Ungestüme Europäer freigesetzt

„Animal Park“ und „Crossing Silence“ des Dansk Danseteater beim Festival Tanzwelten 08 am Braunschweiger Staatstheater

Braunschweig, 16/03/2008

Fast komplett in grau übermittelt der Webserver die Bestuhlung des Kleinen Hauses auf den Monitor: Das galt in der Woche vor dem Start des Festivals Tanzwelten 08 für die meisten Abende. Das Braunschweiger Publikum hat ein Faible für Tanz und räumte die Karten ab. Nebenher sind Präferenzen erkennbar, auf welche ein internationales Festival gerne baut. Die heftigste Nachfrage galt Produktionen aus fernen Kulturkreisen – China, Schwarzafrika und Indien. Für ein europäisches Ensemble kann die Blässe-Vermutung nicht lange Hemmnis sein - jedenfalls, wenn es wie das Dansk Dansteater die neuronalen Netze in Parkett und den Rängen so gründlich unter Strom setzt wie mit dem zweiteiligen Abend „Animal Park“ und „Crossing Silence“.

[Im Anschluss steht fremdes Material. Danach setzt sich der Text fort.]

struct CgArgs {
  const float* in;  long long in_sg, in_sb;  unsigned in_sy, in_sx;
  void* spec;       long long sp_sg, sp_sb;  unsigned sp_sy, sp_sx; long long sp_lo;
  void* out;        long long out_sg, out_sb; unsigned out_sy, out_sx; long long out_lo;
  float scale;
  int hints;
  int sp_tiled;
  int out_tiled;
};

__device__ __forceinline__ uint32_t smem_addr(const void* p) { return (uint32_t)__cvta_generic_to_shared(p); }

__device__ __forceinline__ void cp_async16(uint32_t dst, const void* src, uint64_t pol) {
  asm volatile("cp.async.cg.shared.global.L2::cache_hint [%0], [%1], 16, %2;" ::"r"(dst), "l"(src), "l"(pol) : "memory");
}
__device__ __forceinline__ void cp_async_wait_all() { asm volatile("cp.async.wait_all;" ::: "memory"); }

template <int N, bool DENSE>
__global__ void __launch_bounds__(kCgThreads, CgCfg<N>::ctas_per_sm) rfft2_plane_cg_kernel(CgArgs a) {
  using Cfg = CgCfg<N>;
  constexpr unsigned WF = N / 2 + 1;
  const unsigned in_sy = DENSE ? 4u * N : a.in_sy, in_sx = DENSE ? 4u : a.in_sx;
  const unsigned sp_sy = DENSE ? 8u * WF : a.sp_sy, sp_sx = DENSE ? 8u : a.sp_sx;
  extern __shared__ __align__(16) float smem_all[];
  const int set = threadIdx.x / Cfg::set_threads, tid = threadIdx.x % Cfg::set_threads;
  const int group = blockIdx.x * Cfg::sets + set;
  float* smem = smem_all + set * Cfg::set_floats;
  float2* S = reinterpret_cast<float2*>(smem);
  {
    const float* src = a.in + (long long)group * a.in_sg + (long long)blockIdx.y * a.in_sb;
    const uint32_t base = smem_addr(smem);
    const uint64_t pol_in = l2_policy(a.hints ? 1 : 0);
#pragma unroll 8
    for (int i = 0; i < Cfg::px_iters; ++i) {
      int y, x;
      cg_pixel_slot<N>(tid, i, y, x);
      cp_async16(base + 4u * (unsigned)cg_real_idx<N>(y, x, 0), src + ((unsigned)y * in_sy + (unsigned)x * in_sx),
                 pol_in);
    }
    cp_async_wait_all();
  }
  float2* NQ = reinterpret_cast<float2*>(smem_all + Cfg::sets * Cfg::set_floats) + set * (N * 4);
  float2 v[N];
#pragma unroll 1
  for (int pass = 0; pass < 2; ++pass) {
    __syncthreads();
    if (pass == 0) {
      cg_fwd_rows_load<N>(tid, v, [&](int i) { return *reinterpret_cast<const float2*>(smem + i); });
      __syncwarp();
    } else {
      cg_fwd_cols_load<N>(tid, v, [&](int i2) { return S[i2]; });
    }
    RegFft<N>::template run<false>(v);
    if (pass == 0) {
      cg_fwd_rows_post<N>(tid, v, [&](int i2, float4 q) { *reinterpret_cast<float4*>(S + i2) = q; });
    } else {
      auto put = [&](int ky, int kx, int c, float2 z) {
        if (kx == N / 2) NQ[ky * 4 + c] = z;
        else S[cg_cplx_idx<N>(ky, kx, c)] = z;
      };
      if (tid < 32) cg_fwd_cols_post<N, true>(tid, v, put);
      else cg_fwd_cols_post<N, false>(tid, v, put);
    }
  }
  __syncthreads();
  {
    unsigned short* hi = reinterpret_cast<unsigned short*>(a.spec) + (long long)group * a.sp_sg +
                         (long long)blockIdx.y * a.sp_sb;
    const float scale = a.scale;
    const uint64_t pol_sp = l2_policy(a.hints ? 2 : 0);
    int ky, kx;
    cg_spec_pos0<N>(tid, ky, kx);
    unsigned short* tbase = reinterpret_cast<unsigned short*>(a.spec) + (long long)group * 1024;
    long long m = (long long)blockIdx.y * Cfg::positions + tid;
#pragma unroll 1
    for (int i = 0; i < Cfg::pos_iters; ++i) {
      if (ky < N) {
        const float4* src = kx == N / 2 ? reinterpret_cast<const float4*>(NQ + ky * 4)
                                        : reinterpret_cast<const float4*>(S + cg_cplx_idx<N>(ky, kx, 0));
        const float4 q0 = src[0], q1 = src[1];
        uint4 h, l;
        const float2 z0 = cscale(make_float2(q0.x, q0.y), scale), z1 = cscale(make_float2(q0.z, q0.w), scale);
        const float2 z2 = cscale(make_float2(q1.x, q1.y), scale), z3 = cscale(make_float2(q1.z, q1.w), scale);
        split_pair(z0.x, z0.y, h.x, l.x);
        split_pair(z1.x, z1.y, h.y, l.y);
        split_pair(z2.x, z2.y, h.z, l.z);
        split_pair(z3.x, z3.y, h.w, l.w);
        unsigned short* dst = a.sp_tiled ? tbase + ((m >> 7) * a.sp_sg + (m & 127) * 8)
                                         : hi + ((unsigned)ky * sp_sy + (unsigned)kx * sp_sx);
        st_hint_u4(dst, h, pol_sp);
        st_hint_u4(dst + a.sp_lo, l, pol_sp);
      }
      cg_spec_pos_next<N>(ky, kx);
      m += Cfg::set_threads;
    }
  }
}

template <int N, bool HAS_RES, bool OUT_SPLIT, bool DENSE>
__global__ void __launch_bounds__(kCgThreads, CgCfg<N>::ctas_per_sm) irfft2_plane_cg_kernel(CgArgs a) {
  using Cfg = CgCfg<N>;
  constexpr unsigned WF = N / 2 + 1;
  const unsigned in_sy = DENSE ? 4u * N : a.in_sy, in_sx = DENSE ? 4u : a.in_sx;
  const unsigned sp_sy = DENSE ? 8u * WF : a.sp_sy, sp_sx = DENSE ? 8u : a.sp_sx;
  const unsigned out_sy = DENSE ? (OUT_SPLIT ? 8u : 4u) * N : a.out_sy, out_sx = DENSE ? (OUT_SPLIT ? 8u : 4u) : a.out_sx;
  extern __shared__ __align__(16) float smem_all[];
  const int set = threadIdx.x / Cfg::set_threads, tid = threadIdx.x % Cfg::set_threads;
  const int group = blockIdx.x * Cfg::sets + set;
  float* smem = smem_all + set * Cfg::set_floats;
  float2* S = reinterpret_cast<float2*>(smem);
  {
    const float* sp = reinterpret_cast<const float*>(a.spec) + (long long)group * a.sp_sg +
                      (long long)blockIdx.y * a.sp_sb + 2 * (tid & 3);
    const uint64_t pol_sp = l2_policy(a.hints ? 1 : 0);
    auto ldz = [&](int ky, int kx) { return ld_hint_f2(sp + ((unsigned)ky * sp_sy + (unsigned)kx * sp_sx), pol_sp); };
    float2 v[N];
#pragma unroll 1
    for (int pass = 0; pass < 2; ++pass) {
      if (pass == 0) {
        if (tid < 32) cg_inv_cols_load<N, true>(tid, v, ldz);
        else cg_inv_cols_load<N, false>(tid, v, ldz);
      } else {
        __syncthreads();
        cg_inv_rows_load<N>(tid, v, [&](int i2) { return *reinterpret_cast<const float4*>(S + i2); });
        __syncwarp();
      }
      RegFft<N>::template run<true>(v);
      if (pass == 0) cg_inv_cols_post<N>(tid, v, [&](int i2, float2 z) { S[i2] = z; });
      else cg_inv_rows_post<N>(tid, v, [&](int i, float2 z) { *reinterpret_cast<float2*>(smem + i) = z; });
    }
  }
  __syncthreads();
  {
    const float* res = HAS_RES ? a.in + (long long)group * a.in_sg + (long long)blockIdx.y * a.in_sb : nullptr;
    const float scale = a.scale;
    const uint64_t pol_res = l2_policy(a.hints ? 1 : 0), pol_out = l2_policy(a.hints ? 2 : 0);
#pragma unroll 1
    for (int i0 = 0; i0 < Cfg::px_iters; i0 += 8) {
      float4 q[8];
#pragma unroll
      for (int j = 0; j < 8; ++j) {
        int y, x;
        cg_pixel_slot<N>(tid, i0 + j, y, x);
        q[j] = HAS_RES ? ld_hint_f4(res + ((unsigned)y * in_sy + (unsigned)x * in_sx), pol_res)
                       : make_float4(0.f, 0.f, 0.f, 0.f);
      }
#pragma unroll
      for (int j = 0; j < 8; ++j) {
        int y, x;
        cg_pixel_slot<N>(tid, i0 + j, y, x);
        const float4 v = *reinterpret_cast<const float4*>(smem + cg_real_idx<N>(y, x, 0));
        const float r0 = fmaf(v.x, scale, q[j].x), r1 = fmaf(v.y, scale, q[j].y);
        const float r2 = fmaf(v.z, scale, q[j].z), r3 = fmaf(v.w, scale, q[j].w);
        if constexpr (OUT_SPLIT) {
          unsigned short* hi;
          if (a.out_tiled) {
            const long long m = ((long long)blockIdx.y * N + y) * N + x;
            hi = reinterpret_cast<unsigned short*>(a.out) + ((m >> 7) * a.out_sg + (long long)(group >> 1) * 1024 +
                                                               (m & 127) * 8 + 4 * (group & 1));
          } else {
            hi = reinterpret_cast<unsigned short*>(a.out) + (long long)(group >> 1) * a.out_sg +
                 (long long)blockIdx.y * a.out_sb + 4 * (group & 1) + ((unsigned)y * out_sy + (unsigned)x * out_sx);
          }
          unsigned h0, l0, h1, l1;
          split_pair(r0, r1, h0, l0);
          split_pair(r2, r3, h1, l1);
          st_hint_v2(hi, make_uint2(h0, h1), pol_out);
          st_hint_v2(hi + a.out_lo, make_uint2(l0, l1), pol_out);
        } else {
          float* op = reinterpret_cast<float*>(a.out) + (long long)group * a.out_sg +
                      (long long)blockIdx.y * a.out_sb + ((unsigned)y * out_sy + (unsigned)x * out_sx);
          st_hint_f4(op, make_float4(r0, r1, r2, r3), pol_out);
        }
      }
    }
  }
}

Die zweitgenannte Choreografie des zuletzt am Ballettheater München engagierten Alessandro Pereira wurde in Braunschweig uraufgeführt. Bei den ebenfalls durch ihn ausgewählten Kostümen und einer aus acht Pendellampen beschränkten Bühnenausstattung hält sich der 25jährige Tänzer und Choreograf zurück. Er schlägt einen Tausch Bewegung ohne Garnitur gegen Aufmerksamkeit vor. Für paar Sekunden löst die Eröffnungsszene den Titel ein: Tänzer und Tänzerinnen sind im Halbdunkel positioniert und es ist nichts zu hören. Vielleicht ist das die Zeit für die Stille, die Bühne zu queren. Das Solo zu Anfang und jenes zu Ende haben ihren Platz in einem runden Feld Licht. Doch über diesen technischen Punkt hinaus haben die Darstellungen von Luca Marazia und Nelson Rodriques-Smith nichts miteinander zu tun. Im Bogen der Choreografie dickt Joby Talbots Minimal Music Luft und Blut ein. Im sonoren Kontrabass verheddern sich die Streicher des Quartetts mehr und mehr. Die Entwicklung der Klänge nehmen die Tänzer exzessiv auf; „Crossing Silence“ wird reich an Dissonanz. Im über den Boden ziehenden Licht sind die vier Männer keuchend ausgestreut, an der Bühnenrückwand verteilt stehen die Frauen und gehen wenige Schritte auf das Publikum zu. Die Hände der drei fassen dabei die eigenen Ellbogen, die Unterarme liegen übereinander, als trügen sie einen Käfig vor sich.

Für den Tanz in der Gruppe fällt Ablösung als wiederkehrendes Motiv auf: Bei Pereira sind vier meistens drei plus einer. Wo sich Tänzer strecken, zu Boden legen und rollen, fällt häufig bald ein Einzelner ab; was den Soli als Auftakt und Schluss entspricht. Dabei bleibt zuletzt nicht einmal der individuelle Körper als Organ koordinierten Zusammenspiels. „Crossing Silence“ ist mit schätzungsweise zwanzig Minuten knapp gefasst. Nicht anders als im anderen Stück des Abends setzt das Kopenhagener Ensemble die eigenwillige Arbeit genau und in selten gesehener Heftigkeit um.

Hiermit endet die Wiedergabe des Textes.